Exercise directions: Look for the word "struct" in the entries and copy each line where it appears.

Stored records
____

# atharris/basilisk_env

Measured on AMD Instinct MI355X. Metric: env steps/sec at 65k parallel spacecraft, 1/2/4/8 MI355X; HBM GB/s vs roofline, higher is better.
Workload: dtype f64; 1 GPU; BASELINE configs[2]: 65536 envs/GPU, J2 + 4 reaction wheels (pyramid) + nadir reward, f64, dt 0.1 s, K=1 RK4 sub-step(s)/env step, FSW every 10 (fsw_lag=nav_lag=1), synthetic PCG64(rank); envs_per_gpu=65536, substeps=1, scenario=bare, batch_stats=per-wave sums in the step launch; join on demand, kernel_fingerprint=2b375b0f4a16a217

## Files before the change

basilisk_env_amd/csrc/bsk_device.hpp:

```cpp
#pragma once
#include <hip/hip_runtime.h>
#include <stdint.h>

#include <type_traits>

#include "../../include/bskgpu.h"
#include "bsk_probes.hpp"

namespace bsk {

#define BSK_LIKELY(x) __builtin_expect(!!(x), 1)
#define BSK_UNLIKELY(x) __builtin_expect(!!(x), 0)

struct V3 {
    double x, y, z;
};
__device__ __forceinline__ V3 mk(double x, double y, double z) { return V3{x, y, z}; }
__device__ __forceinline__ V3 operator+(V3 a, V3 b) { return V3{a.x + b.x, a.y + b.y, a.z + b.z}; }
__device__ __forceinline__ V3 operator-(V3 a, V3 b) { return V3{a.x - b.x, a.y - b.y, a.z - b.z}; }
__device__ __forceinline__ V3 operator*(double s, V3 a) { return V3{s * a.x, s * a.y, s * a.z}; }
__device__ __forceinline__ double dot(V3 a, V3 b) { return fma(a.x, b.x, fma(a.y, b.y, a.z * b.z)); }
__device__ __forceinline__ V3 cross(V3 a, V3 b) {
    return V3{fma(a.y, b.z, -(a.z * b.y)), fma(a.z, b.x, -(a.x * b.z)), fma(a.x, b.y, -(a.y * b.x))};
}
// ... 141 lines not shown
    double mu_sun;
    double base_density;
    double inv_scale_height, inv_mass, rho_skip;
    int32_t desat, pad_;
};

struct PowerCfg {
    double nB[3];
    double kflux;
    double draw, cap;
    double req, rs_plus, rs_minus;
    double rsun;
    double sun_r0[3], sun_v[3];
};

struct SunGeom {
    V3 sun;
    double ism;
    double re_sf1, re_sf2;
    double tf1, tf2;
};

__device__ __forceinline__ SunGeom sun_setup(const PowerCfg& pc, double t0) {
    SunGeom g;
    g.sun = mk(fma(pc.sun_v[0], t0, pc.sun_r0[0]), fma(pc.sun_v[1], t0, pc.sun_r0[1]), fma(pc.sun_v[2], t0, pc.sun_r0[2]));
    g.ism = rsqrt_nr(dot(g.sun, g.sun));
    const double sf1 = pc.rs_plus * g.ism, sf2 = pc.rs_minus * g.ism;
    g.re_sf1 = pc.req * rcp_nr(sf1);
    g.re_sf2 = pc.req * rcp_nr(sf2);
    g.tf1 = sf1 * rsqrt_nr(fma(-sf1, sf1, 1.0));
    g.tf2 = sf2 * rsqrt_nr(fma(-sf2, sf2, 1.0));
    return g;
}

__device__ __forceinline__ double asin_small(double s) {
    const double z = s * s;
    return s * fma(z, fma(z, fma(z, fma(z, 35.0 / 1152.0, 15.0 / 336.0), 3.0 / 40.0), 1.0 / 6.0), 1.0);
}

__device__ __forceinline__ double asin_core(double z) {
    double p = 0.03187962140081284;
    p = fma(p, z, -0.016187392271599134);
    p = fma(p, z, 0.019513468251252167);
    p = fma(p, z, 0.0065293020047365695);
    p = fma(p, z, 0.012170138592391726);
    p = fma(p, z, 0.01388484282640208);
    p = fma(p, z, 0.01735977964134998);
    p = fma(p, z, 0.022371749733164054);
    p = fma(p, z, 0.03038195969768514);
    p = fma(p, z, 0.044642856805998936);
    p = fma(p, z, 0.07500000000385201);
    p = fma(p, z, 0.16666666666664942);
    return fma(p, z, 1.0);
}
__device__ __forceinline__ double asin01(double s) {
    const bool big = s > 0.5;
    const double z = big ? fma(-0.5, s, 0.5) : s * s;
    const double q = big ? sqrt_nr(z) : s;
    const double r = q * asin_core(z);
    return big ? fma(-2.0, r, 1.57079632679489661923) : r;
}
__device__ __forceinline__ double angle_xy(double x, double y, double a) {
    const double ia = rcp_nr(a), t = x * ia, sy = y * ia, at = fabs(t);
    const bool big = at > 0.5;
    const double z = big ? 0.5 * sy * sy * rcp_nr(1.0 + at) : t * t;
    const double q = big ? sqrt_nr(z) : at;
    const double r = q * asin_core(z);
    const double PI = 3.14159265358979323846;
    const double base = big ? (t > 0.0 ? 0.0 : PI) : 0.5 * PI;
    const double k = big ? (t > 0.0 ? 2.0 : -2.0) : (t > 0.0 ? -1.0 : 1.0);
    return fma(k, r, base);
}

__device__ __attribute__((noinline)) double percent_shadow_generic(double sa, double sb, double cc) {
    const double PI = 3.14159265358979323846;
    const double a = asin(sa), b = asin(sb), c = acos(cc);
    if (c < a - b) return 1.0 - (b * b) / (a * a);
    const double x = (c * c + a * a - b * b) / (2.0 * c), y = sqrt(fmax(a * a - x * x, 0.0));
    const double area = a * a * acos(x / a) + b * b * acos((c - x) / b) - c * y;
    return 1.0 - area / (PI * a * a);
}

__device__ __forceinline__ double percent_shadow(const PowerCfg& pc, V3 r_HB, V3 r, double r2) {
    const double nh2 = dot(r_HB, r_HB);
    const double inh = rsqrt_nr(nh2), ins = rsqrt_nr(r2);
    const double sa = fmin(pc.rsun * inh, 1.0), sb = fmin(pc.req * ins, 1.0);
    const double cc = fmax(fmin(-dot(r, r_HB) * inh * ins, 1.0), -1.0);
    const double ca = sqrt_nr(fma(-sa, sa, 1.0)), cb = sqrt_nr(fma(-sb, sb, 1.0));
    if (sb > sa && cc > fma(cb, ca, sb * sa)) return 0.0;
    if (cc <= fma(cb, ca, -(sb * sa))) return 1.0;
    const double PI = 3.14159265358979323846;
    if (sa < 0.03125 * sb) {
        const double a = asin_small(sa), b = asin01(sb);
        const double sc = sqrt_nr(fma(-cc, cc, 1.0));
        const double d = asin_small(fma(sc, cb, -(cc * sb)));
        const double c = b + d, a2 = a * a;
        const double x = fma(d, fma(2.0, b, d), a2) * rcp_nr(2.0 * c);
        const double y = sqrt_nr(fmax(fma(-x, x, a2), 0.0));
        const double th1 = angle_xy(x, y, a);
        const double w = y * rcp_nr(b), z = w * w;
        const double t2 = w * z * fma(z, fma(z, fma(z, 35.0 / 1152.0, 15.0 / 336.0), 3.0 / 40.0), 1.0 / 6.0);
        const double area = fma(a2, th1, fma(b * b, t2, -(d * y)));
        return 1.0 - area * rcp_nr(PI * a2);
    }
    return percent_shadow_generic(sa, sb, cc);
}

constexpr int PEN_CHUNK = 10;
constexpr int PEN_SLOTS = 30;
constexpr int PEN_QCAP = 192;
struct PowerLds {
    double g[PEN_SLOTS][64];
    double s[PEN_SLOTS][64];
    double sun[3][64];
    double qr[3][PEN_QCAP];
    int qown[PEN_QCAP];
    int qcount, pad_[3];
};
typedef PowerLds __attribute__((address_space(3))) * LdsP;

constexpr int PAIR_CHUNK = 10;
struct PairLds {
    double rr[2][3][PAIR_CHUNK][64];
    double rs[2][3][PAIR_CHUNK][64];
    double box[16][64];
    double sfac[PAIR_CHUNK][64];
    double sun[3][64];
    double lext[3][64];
    int qown[PAIR_CHUNK * 64];
    int qcount, pad_[3];
};
typedef PairLds __attribute__((address_space(3))) * PairP;

constexpr int PART_ALL = 0, PART_ROT = 1, PART_TRA = 2;

constexpr int TRI_SPIN_LIMIT = 1 << 20;
enum { BSK_DEVERR_TRI_EXCHANGE = 1, BSK_DEVERR_FORK_MAP = 2 };
struct TriX {
    double v[4][4][64];
    double s[4][3][64];
    int tv[4][64], ts[4][64];
    int err, pad0_;
    int pad_[4];
};
struct TriLds {
    PairLds p;
    TriX x;
};
typedef TriX __attribute__((address_space(3))) * TriXP;
typedef TriLds __attribute__((address_space(3))) * TriP;

struct HalvesLds {
    double rv[6][64];
    unsigned long long orbit;
    unsigned long long pad_;
};
typedef HalvesLds __attribute__((address_space(3))) * HalvesP;

__device__ __forceinline__ void tri_order() { asm volatile("" ::: "memory"); }
__device__ __forceinline__ void tri_st(double __attribute__((address_space(3))) * p, double v) {
    __hip_atomic_store((long long __attribute__((address_space(3)))*)p, __double_as_longlong(v), __ATOMIC_RELAXED, __HIP_MEMORY_SCOPE_WORKGROUP);
}
__device__ __forceinline__ double tri_ld(const double __attribute__((address_space(3))) * p) {
    return __longlong_as_double(__hip_atomic_load((long long __attribute__((address_space(3)))*)p, __ATOMIC_RELAXED, __HIP_MEMORY_SCOPE_WORKGROUP));
}
__device__ __forceinline__ void tri_sti(int __attribute__((address_space(3))) * p, int v) { __hip_atomic_store(p, v, __ATOMIC_RELAXED, __HIP_MEMORY_SCOPE_WORKGROUP); }
__device__ __forceinline__ int tri_ldi(int __attribute__((address_space(3))) * p) { return __hip_atomic_load(p, __ATOMIC_RELAXED, __HIP_MEMORY_SCOPE_WORKGROUP); }
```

____

Written response:
struct V3 {
struct PowerCfg {
struct SunGeom {
struct PowerLds {
struct PairLds {
struct TriX {
struct TriLds {
struct HalvesLds {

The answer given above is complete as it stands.